# Chohiros Aquasky low tech



## andusbeckus (28 Jan 2017)

Got my new Chihiros Aquasky 60cm yesterday and have it on the second lowest setting for my low tech setup. Whats the best way to test which setting is best?

Just try for a week then turn up to bext setting and see if I get any algae problems?


----------



## AlbaAquarist (28 Jan 2017)

I'm not an expert on lighting, but I think you're pretty much right with experimenting by gradually raising light levels. It's the same method I used for my Chihiros A-Series on a low tech. Unless you use a PAR meter, or data from someone with a similar setup I would think it's the best way.


----------



## ChrisP (15 Feb 2017)

Presumably a bit of trial and error over time. I'd start low and work up but low tech you're not going to need a massive amount of light, see how the plants react and get a balance.


----------



## xim (16 Feb 2017)

ChrisP said:


> but low tech you're not going to need a massive amount of light



A high tech tank doesn't "need" a massive amount of light but it "can" take a massive amount of light if you want.

Actually, a minimum light level that a non-CO2 tank needs is higher than a tank with CO2 injection. 
Because plants will have to spend more energy to gather both CO2 and light. 
While plants in a tank with CO2 injection can focus more energy into light gathering because CO2 is more abundant.
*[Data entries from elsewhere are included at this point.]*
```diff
diff --git a/meteor_demod_amd/csrc/demod_kernel_rotp.hip b/meteor_demod_amd/csrc/demod_kernel_rotp.hip
--- a/meteor_demod_amd/csrc/demod_kernel_rotp.hip
+++ b/meteor_demod_amd/csrc/demod_kernel_rotp.hip
@@ -83,6 +83,7 @@
 	static constexpr bool GATHER = false, SCALAR_SLIDE = false, VCONST = false;
 	static constexpr bool LOCK_EARLY_OUT = true;
 	static constexpr bool RARE_ONE_BRANCH = false;
+	static constexpr int PLAIN_ADDS = 0;
 	__device__ __forceinline__ void setup(uint32_t) {}
 	static_assert(kBack % SLIDE == 0 && NW % SLIDE == 0, "history and window are whole chunks");
 
diff --git a/meteor_demod_amd/csrc/rot_firing_index.h b/meteor_demod_amd/csrc/rot_firing_index.h
--- a/meteor_demod_amd/csrc/rot_firing_index.h
+++ b/meteor_demod_amd/csrc/rot_firing_index.h
@@ -73,4 +73,41 @@
 	return isub_scaled >> ROT_CLOCK_ROW_SHIFT;
 }
 
+
+ROT_IDX_HD constexpr int32_t
+rot_clock_bank_of(int32_t isub, int32_t interp)
+{
+	return isub == 0 ? 0 : interp - isub;
+}
+
+ROT_IDX_HD constexpr uint32_t
+rot_row_addr(int32_t a, int32_t bank, int32_t interp, uint32_t stride, uint32_t base)
+{
+	return (uint32_t)(a * interp + bank) * stride + base;
+}
+
+ROT_IDX_HD constexpr uint32_t
+rot_row_step(int32_t advance, int32_t bank_new, int32_t isub_old, int32_t interp, uint32_t stride)
+{
+	return (uint32_t)(advance * interp + bank_new - rot_clock_bank_of(isub_old, interp)) * stride;
+}
+
+ROT_IDX_HD constexpr uint32_t
+rot_row_slide(int32_t slide, int32_t interp, uint32_t stride)
+{
+	return (uint32_t)(slide * interp) * stride;
+}
+
+ROT_IDX_HD constexpr int32_t
+rot_clock_entry_row_step(int32_t index, int32_t advance, int32_t bank_new, int32_t interp, uint32_t stride)
+{
+	return (int32_t)rot_row_step(advance, bank_new, index >> 2, interp, stride);
+}
+
+ROT_IDX_HD constexpr int32_t
+rot_clock_entry_fire_sub(int32_t bank_new, int32_t interp)
+{
+	return interp - 1 - bank_new;
+}
+
 #endif
diff --git a/meteor_demod_amd/csrc/rotwin_body.h b/meteor_demod_amd/csrc/rotwin_body.h
--- a/meteor_demod_amd/csrc/rotwin_body.h
+++ b/meteor_demod_amd/csrc/rotwin_body.h
@@ -66,9 +66,12 @@
 typedef int rot_i4 __attribute__((ext_vector_type(4)));
 typedef const __attribute__((address_space(3))) rot_i4 *rot_clktab_t;
 struct RotClockConsts { int k_safe, steps_need, interp; float f_hi; uint32_t magic; float inv; const cj_sched *jump; rot_clktab_t tab; };
-template <int KS>
+template <bool ON> struct RotRow;
+template <> struct RotRow<false> { __device__ __forceinline__ void step(int) {} };
+template <> struct RotRow<true> { uint32_t addr; __device__ __forceinline__ void step(int by) { addr += (uint32_t)by; } };
+template <int KS, bool ROWC = false>
 __device__ __forceinline__ void
-rot_clock_fast(const RotClockConsts &K, float thr, int v_end, int v_fast_end, float &t_phase, float t_freq, int &isub, int &v_cur, int &bank, bool &fired, int jidx = -1)
+rot_clock_fast(const RotClockConsts &K, float thr, int v_end, int v_fast_end, float &t_phase, float t_freq, int &isub, int &v_cur, int &bank, bool &fired, int jidx, RotRow<ROWC> &row)
 {
 	int k_safe = KS ? KS : K.k_safe;
 	const int interp = K.interp;
@@ -103,6 +106,7 @@
 			v_cur += e.x;
 			isub = e.z;
 			bank = e.w;
+			row.step(e.y);
 		} else {
 			const int isub_old = isub >> RotIsub<KS>::SHIFT;
 			const uint32_t w = (uint32_t)(isub_old + k_safe + 1 + (c1 ? 0 : 1) + (c2 ? 0 : 1) + (c3 ? 0 : 1));
@@ -137,6 +141,9 @@
 #define ROT_PRIO_LEVEL 2
 #endif
 	constexpr bool RARE = W::RARE_ONE_BRANCH;
+	constexpr int PLAIN = W::PLAIN_ADDS;
+	constexpr bool ROWC = (PLAIN & 4) != 0 && (KS == 14 || KS == 6);
+	static_assert(!(PLAIN & 9) || RARE, "the wrap without the sign test is a form of the rare-path policy's near wrap");
 	constexpr int PRIO = ROT_PRIO;
 
 	extern __shared__ __attribute__((aligned(16))) unsigned char lds[];
@@ -167,6 +174,7 @@
 	if (has_clktab)
 		for (int i = (int)threadIdx.x; i < 4 * C.interp; i += (int)blockDim.x) {
 			rot_i4 e = reinterpret_cast<const rot_i4 *>(C.clock_tab)[i];
+			if constexpr (ROWC) e.y = rot_clock_entry_row_step(i, e.x, e.w, C.interp, 4u * (uint32_t)C.ctab_row_stride);
 			e.z = rot_clock_entry_scaled(e.z);
 			clktab[i] = e;
 		}
@@ -244,6 +252,8 @@
 	if constexpr (W::SCALAR_SLIDE) asm("s_mov_b32 %0, 0\n\ts_mov_b32 %1, 0" : "=s"(rot), "=s"(base));
 	int isub = 0, bank = interp - 1;
 	constexpr int ISH = RotIsub<KS>::SHIFT, IONE = RotIsub<KS>::ONE;
+	RotRow<ROWC> row;
+	if constexpr (ROWC) row.addr = 0;
 	bool fired = false;
 	bool done = !valid || n == 0;
 	constexpr int V_DONE = 0x3FFFFFFF;
@@ -279,7 +289,7 @@
 		ROT_TICK(4);
 		if (!fired && !done) {
 			const float thr = OQPSK ? (float)dual_state * MD_PI_F : MD_TWO_PI_F;
-			rot_clock_fast<KS>(K, thr, v_end, v_fast_end, t_phase, t_freq, isub, v_cur, bank, fired);
+			rot_clock_fast<KS, ROWC>(K, thr, v_end, v_fast_end, t_phase, t_freq, isub, v_cur, bank, fired, -1, row);
 			while (!fired && !done) {
 				if (isub == 0) {
 					if (v_cur + 1 >= v_end) { done = true; v_cur = V_DONE; break; }
@@ -290,6 +300,8 @@
 				isub = (isub + IONE == (interp << ISH)) ? 0 : isub + IONE;
 				if (t_phase >= thr) fired = true;
 			}
+			if constexpr (ROWC)
+				row.addr = rot_mad24(rot_mad24((uint32_t)(v_cur - kBack - base), (uint32_t)interp, (uint32_t)rot_clock_bank_of(isub >> ISH, interp)), 4u * (uint32_t)C.ctab_row_stride, ctab_addr);
 		}
 		if constexpr (GATHER) if (md_all(v_cur == V_DONE)) break;
 		ROT_TICK(0);
@@ -313,6 +325,7 @@
 					rot = __builtin_amdgcn_readfirstlane((rot == ROTN - 1) ? 0 : rot + 1);
 					base = __builtin_amdgcn_readfirstlane(base + SLIDE);
 				}
+				if constexpr (ROWC) row.addr -= rot_row_slide(SLIDE, interp, 4u * (uint32_t)C.ctab_row_stride);
 #pragma unroll
 				for (int i = 0; i + GPS < NST; i++) stg[i] = stg[i + GPS];
 				const int m_new = 4 * g_load;
@@ -334,6 +347,7 @@
 			fired = false;
 			cf32 y;
 			if constexpr (GATHER) win.fir_gather(ctab_addr, src, hist_in, v_cur, n, bank, C, y.re, y.im);
+			else if constexpr (ROWC) win.fir_at(row.addr, a, rot, y.re, y.im);
 			else win.fir(ctab_addr, a, bank, C, W::SCALAR_SLIDE ? rot : __builtin_amdgcn_readfirstlane(rot), y.re, y.im);
 			if (PRIO) __builtin_amdgcn_s_setprio(ROT_PRIO_LEVEL);
 			ROT_TICK(2);
@@ -347,6 +361,9 @@
 			if constexpr (RARE && SHORT_ABS) {
 				y = md_agc_apply(y, r_gain, r_bias_re, r_bias_im);
 				mag = md_cabsf_short_try(y.re, y.im, m_abs);
+			} else if constexpr ((PLAIN & 2) != 0 && !SHORT_ABS) {
+				y = md_agc_apply(y, r_gain, r_bias_re, r_bias_im);
+				r_gain = md_agc_gain_step_max(r_gain, md_cabsf(y.re, y.im));
 			} else y = md_agc<SHORT_ABS>(y, r_gain, r_bias_re, r_bias_im);
 			uint32_t fl = (uint32_t)ld_flags();
 			PllWord pll;
@@ -396,8 +413,8 @@
 				md_timing_update(t_phase, t_freq, t_prev, k_t_alpha, k_t_beta, k_t_center, C.t_maxdev, out_im);
 				st_tprev(t_prev);
 			}
-			rot_clock_fast<KS>(K, OQPSK ? (float)dual_state * MD_PI_F : MD_TWO_PI_F, v_end, v_fast_end, t_phase, t_freq, isub, v_cur, bank, fired,
-			                   OQPSK ? (ROT_OQ_SYNC ? 2 - slot : -1) : 0);
+			rot_clock_fast<KS, ROWC>(K, OQPSK ? (float)dual_state * MD_PI_F : MD_TWO_PI_F, v_end, v_fast_end, t_phase, t_freq, isub, v_cur, bank, fired,
+			                         OQPSK ? (ROT_OQ_SYNC ? 2 - slot : -1) : 0, row);
 #ifdef ROT_EXP_TIMING
 			if (!fired) n_slide++;
 			if (md_any(!fired)) n_wslow++;
@@ -418,7 +435,7 @@
 				if constexpr (RARE) {
 					float ph;
 					bool far;
-					const uint64_t m_pll = md_pll_update_common(pll, fl, lut, k_pll_alpha, k_pll_beta, C.pll_fmax, out_re, out_im, ph, far);
+					const uint64_t m_pll = md_pll_update_common<(PLAIN & 1) ? 1 : (PLAIN & 8) ? 2 : 0>(pll, fl, lut, k_pll_alpha, k_pll_beta, C.pll_fmax, out_re, out_im, ph, far);
 					const uint64_t rare = m_pll | __builtin_amdgcn_ballot_w64(far) | m_again | m_abs;
 					if (__builtin_expect(rare != 0ull, 0)) {
 						if (md_lane_bit(m_abs)) mag = md_cabsf_exact(y.re, y.im);
@@ -429,7 +446,7 @@
 						asm volatile("v_mov_b32 %0, %1" : "+v"(fl) : "v"(fl_new));
 					}
 					pll.freq = md_clamp_sym(pll.freq, C.pll_fmax);
-					if constexpr (SHORT_ABS) r_gain = md_agc_gain_step(r_gain, mag);
+					if constexpr (SHORT_ABS) r_gain = (PLAIN & 2) ? md_agc_gain_step_max(r_gain, mag) : md_agc_gain_step(r_gain, mag);
 				} else {
 					const uint32_t changed = md_pll_update_packed<false, W::LOCK_EARLY_OUT>(pll,fl, lut, k_pll_alpha, k_pll_beta, C.pll_fmax, out_re, out_im, first);
 					if (__builtin_expect(changed != 0, 0)) lock_event(fl);
```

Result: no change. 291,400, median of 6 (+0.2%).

Image below is from a research by people who work at Tropica ( http://www.bio-web.dk/ole_pedersen/pdf/PlantedAquaria_2001_2_22.pdf )




 

In another word, with CO2 injection, the tank are more tolerant to both low and high light levels.

Tom Barr has mentioned in the same line as well:

"I've shown several times that it does well at low light: 40 micromoles can produce really nice lush carpets with CO2.
Without CO2? I'd expect more light may be required, but, also less stability and more algae risk."

http://www.barrreport.com/forum/barr-report/co2-enrichment/6995-hc-surviving-without-compressed-co2

Just would like to point this out. I'm not an opponent of low tech tank in anyway. It has it own strong points.


----------